-- WHAT TO PRODUCE --
Count how many lines in the entries below hold the string "include", and respond with that number only.

··· EXTRACTED RECORDS

template <bool FLAT, bool STREAM, int VPC>
__global__ void __launch_bounds__(1024, 1) walk_top_kernel(const TNodeF* __restrict__ trec, const DAabbF* __restrict__ aabb,
                                                           uint32_t n_rec, const float4* __restrict__ top,
                                                           RaySrc<float> rays, uint32_t nrays, uint32_t* __restrict__ ticket, const uint32_t* ready,
                                                           uint32_t* __restrict__ counts, uint32_t* __restrict__ slots, uint32_t K,
                                                           unsigned long long* __restrict__ visit_total, const uint32_t* __restrict__ gate, uint32_t run_if,
                                                           uint32_t* err, unsigned long long timeout_ns, int refill) {
    extern __shared__ float4 s_top[];
    if (gate && *gate != run_if) return;
    const uint32_t n_top = reinterpret_cast<const uint32_t*>(top)[0];
    for (uint32_t k = threadIdx.x; k < 2 * n_top; k += blockDim.x) s_top[k] = top[2 + k];
    __syncthreads();
    uint32_t s_lo;
    asm volatile("mov.u32 %0, %1;" : "=r"(s_lo) : "r"((uint32_t)__cvta_generic_to_shared(s_top)));
    const uint32_t s_hi = s_lo + 16u * n_top;
    constexpr uint32_t NONE = 0xFFFFFFFFu;
    const uint32_t FULL = 0xffffffffu;
    const uint32_t lane = lane_id(), lt = lanemask_lt();
    uint32_t r = NONE, j = 0, g = 0, gend = 0, cnt = 0, visits = 0;
    bool loaded = false;
    float o[3] = {0.f, 0.f, 0.f}, inv[3] = {0.f, 0.f, 0.f};
    bool exhausted = false;
    for (;;) {
        const uint32_t need = __ballot_sync(FULL, r == NONE);
        if (need && !exhausted) {
            uint32_t base = 0;
            if (lane == 0) base = atomicAdd(ticket, (uint32_t)__popc(need));
            base = __shfl_sync(FULL, base, 0);
            if (base >= nrays) exhausted = true;
            const uint32_t mine = base + __popc(need & lt);
            if (r == NONE && mine < nrays) {
                r = mine; j = 0; cnt = 0; g = 0; gend = n_top ? 0u : n_rec;
                if (STREAM) loaded = false;
                else load_ray<float, false>(rays, mine, o, inv);
            }
        }
        if (STREAM) {
            const uint32_t pend = __ballot_sync(FULL, r != NONE && !loaded);
            if (pend) {
                const bool any_active = __ballot_sync(FULL, r != NONE && loaded) != 0u;
                const uint32_t lowest = __reduce_min_sync(FULL, (r != NONE && !loaded) ? r : NONE);
                uint32_t rd = 0, ok = 1;
                if (lane == 0) {
                    rd = *(volatile const uint32_t*)ready;
                    if (!any_active && rd <= lowest) {
                        uint32_t ns = 100;
                        const unsigned long long t0 = global_timer_ns();
                        while (rd <= lowest) {
                            if (*(volatile const uint32_t*)err != 0u) { ok = 0; break; }
                            if (global_timer_ns() - t0 > timeout_ns) { ok = 0; atomicExch(err, (uint32_t)BVHGPU_ERR_TIMEOUT); break; }
                            __nanosleep(ns);
                            if (ns < 2000) ns <<= 1;
                            rd = *(volatile const uint32_t*)ready;
                        }
                    }
                }
                rd = __shfl_sync(FULL, rd, 0);
                ok = __shfl_sync(FULL, ok, 0);
                if (!ok) {
                    exhausted = true;
                    if (r != NONE && !loaded) r = NONE;
                } else if (__ballot_sync(FULL, r != NONE && !loaded && r < rd)) {
                    __threadfence();
                    if (r != NONE && !loaded && r < rd) { load_ray<float, true>(rays, r, o, inv); loaded = true; }
                }
            }
        }
        if (__ballot_sync(FULL, r != NONE) == 0) break;
        const int leave = exhausted ? 32 : refill;
        auto visit = [&]() {
            if (r != NONE && (!STREAM || loaded)) {
                float mn[3], mx[3];
                uint32_t w3, w7;
                const bool below = g < gend;
                if (!below) {
                    float4 a, b;
                    asm("ld.shared.v4.f32 {%0,%1,%2,%3}, [%4];" : "=f"(a.x), "=f"(a.y), "=f"(a.z), "=f"(a.w) : "r"(s_lo + 16u * j));
                    asm("ld.shared.v4.f32 {%0,%1,%2,%3}, [%4];" : "=f"(b.x), "=f"(b.y), "=f"(b.z), "=f"(b.w) : "r"(s_hi + 16u * j));
                    mn[0] = a.x; mn[1] = a.y; mn[2] = a.z; w3 = __float_as_uint(a.w);
                    mx[0] = b.x; mx[1] = b.y; mx[2] = b.z; w7 = __float_as_uint(b.w);
                } else {
                    fetch(trec + g, mn, mx, w3, w7);
                }
                ++visits;
                const bool hit = slab_hit(o, inv, mn, mx);
                const bool fringe = !below && (w7 + 0x80000000u) < 0x7FFFFFFFu;
                const uint32_t cur = below ? g : j;
                const uint32_t nxt = (hit || fringe) ? cur + 1 : w3;
                if (hit && (int32_t)w7 >= 0) {
                    bool report = true;
                    if (FLAT) {
                        float smn[3], smx[3];
                        load_aabb(aabb + w7, smn, smx);
                        report = slab_hit(o, inv, smn, smx);
                    }
                    if (report) { if (cnt < K) slots[(size_t)cnt * nrays + r] = w7; ++cnt; }
                }
                j = below ? j : nxt;
                gend = below ? gend : ((hit && fringe) ? w3 : 0u);
                g = below ? nxt : (w7 & 0x7FFFFFFFu);
                if (g >= gend && j >= n_top) { counts[r] = cnt; r = NONE; }
            }
        };
        uint32_t rounds = 0;
        for (;;) {
#pragma unroll
            for (int u = 0; u < VPC; ++u) visit();
            const uint32_t idle_mask = __ballot_sync(FULL, r == NONE);
            if (__popc(idle_mask) >= leave) break;
            if (STREAM) {
                const uint32_t pend = __ballot_sync(FULL, r != NONE && !loaded);
                if (pend && (((rounds += VPC) & 15u) == 0u || (pend | idle_mask) == FULL)) break;
            }
        }
    }
    visits = __reduce_add_sync(FULL, visits);
    if (lane == 0 && visits) atomicAdd(visit_total, (unsigned long long)visits);
}
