# rballester/tntorch

Hardware: AMD Instinct MI355X
Metric: TT rounding 64^8 rank-64 -> rank-32 (round_tt rmax=32), cores/s, resident batch of 4096 trains per GPU (higher is better)
Workload: dtype f32

## Files before the change

include/ttround_hip.h:

```cpp
#ifndef TTROUND_HIP_H
#define TTROUND_HIP_H

#include <stdint.h>

#ifdef __cplusplus
extern "C" {
#endif

#define TTR_F32 0
#define TTR_F64 1

#define TTR_OK 0
#define TTR_E_INVALID (-1)
#define TTR_E_UNSUPPORTED (-2)
#define TTR_E_HIP (-3)
#define TTR_E_WORKSPACE (-4)

#define TTR_SCALE_NONE 0
#define TTR_SCALE_MUL 1
#define TTR_SCALE_DIV 2

#define TTR_EIG_RAW 0
#define TTR_EIG_REF 1
#define TTR_EIG_MATCH_DIAG 2
// ... 163 lines not shown
                   const void* sigma, int64_t stride_sigma, int left_ortho,
                   void* left, int64_t ldl, int64_t strideL,
                   void* right, int64_t ldr, int64_t strideR, void* stream);

int ttr_pow2_normalize(int dtype, int64_t count, int64_t batch, const void* x, int64_t stride_x,
                       void* out, int64_t stride_out, int32_t* e_out, int32_t* expo_acc, void* stream);

int ttr_scale_batch(int dtype, int64_t count, int64_t batch, const void* x, int64_t stride_x,
                    const void* scale, int64_t stride_scale, const int32_t* expo, int expo_sign,
                    void* out, int64_t stride_out, void* stream);

int64_t ttr_orth_fixup_workspace_bytes(int dtype, int64_t r, int64_t n, int64_t batch, int64_t elem_stride);
int ttr_orth_fixup(int dtype, int64_t r, int64_t n, int64_t batch, void* X, int64_t vec_stride, int64_t elem_stride,
                   int64_t strideX, const void* sigma, int64_t stride_sigma, double dead_rel, const int32_t* rank_dev,
                   void* workspace, int64_t workspace_bytes, void* stream);

#define TTR_ALG_SVD 0
#define TTR_ALG_EIG 1
int64_t ttr_round_tt_workspace_bytes(int dtype, int64_t N, const int64_t* shapes, const int64_t* rcap, int64_t batch,
                                     int eps_mode);
int ttr_round_tt(int dtype, int64_t N, const int64_t* shapes, int64_t batch, const void* const* cores_in, const int64_t* rcap,
                 int algorithm, int eps_mode, double eps, double flat_thr, int use_eigh_top, void* const* cores_out,
                 int32_t* ranks_dev, int32_t* zero_flag_dev, void* workspace, int64_t workspace_bytes, void* stream);

#define TTR_PROF_GEMM 0
#define TTR_PROF_QR_FACTOR 1
#define TTR_PROF_QR_APPLY 2
#define TTR_PROF_EIGH 3
#define TTR_PROF_MISC 4
#define TTR_PROF_ROTGRAM 5
#define TTR_PROF_PROJECT 6
#define TTR_PROF_ROWGRAM 7
#define TTR_PROF_NKINDS 8
int ttr_debug_set_qr_stamps(void* device_buffer);
#define TTR_KNOB_QR_PANEL 0
#define TTR_KNOB_BJ_INNER_SWEEPS 1
#define TTR_KNOB_GEMM_BIG 2
#define TTR_KNOB_QR_STAMP_BX 3
#define TTR_KNOB_QR_STAMP_BY 4
#define TTR_KNOB_QR_F64_NW4 5
#define TTR_KNOB_QR_RANK_SKIP 6
#define TTR_KNOB_QR_PACK 7
#define TTR_KNOB_RANK_NOISE_FLOOR 9
#define TTR_KNOB_ORTH_ROUNDS 10
#define TTR_KNOB_JACOBI_LIVE_WAVE 11
#define TTR_KNOB_ORTH_V2 12
#define TTR_KNOB_QR_INTERLEAVE 13
#define TTR_KNOB_SWEEP_STAGGER 14
#define TTR_KNOB_ORTH_SPLIT 15
#define TTR_KNOB_QR_STAGGER 16
#define TTR_KNOB_QR_PACK_PRE 17
#define TTR_KNOB_EIGH_BIG_OCC 18
#define TTR_KNOB_EIGH_SMALL 8
int ttr_debug_set_knob(int knob, int value);
int ttr_prof_enable(int on);
int ttr_prof_collect(double* ms, int64_t* launches);
int ttr_prof_collect_work(double* flops, double* bytes);
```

······

-- COMPLETED TASK --
2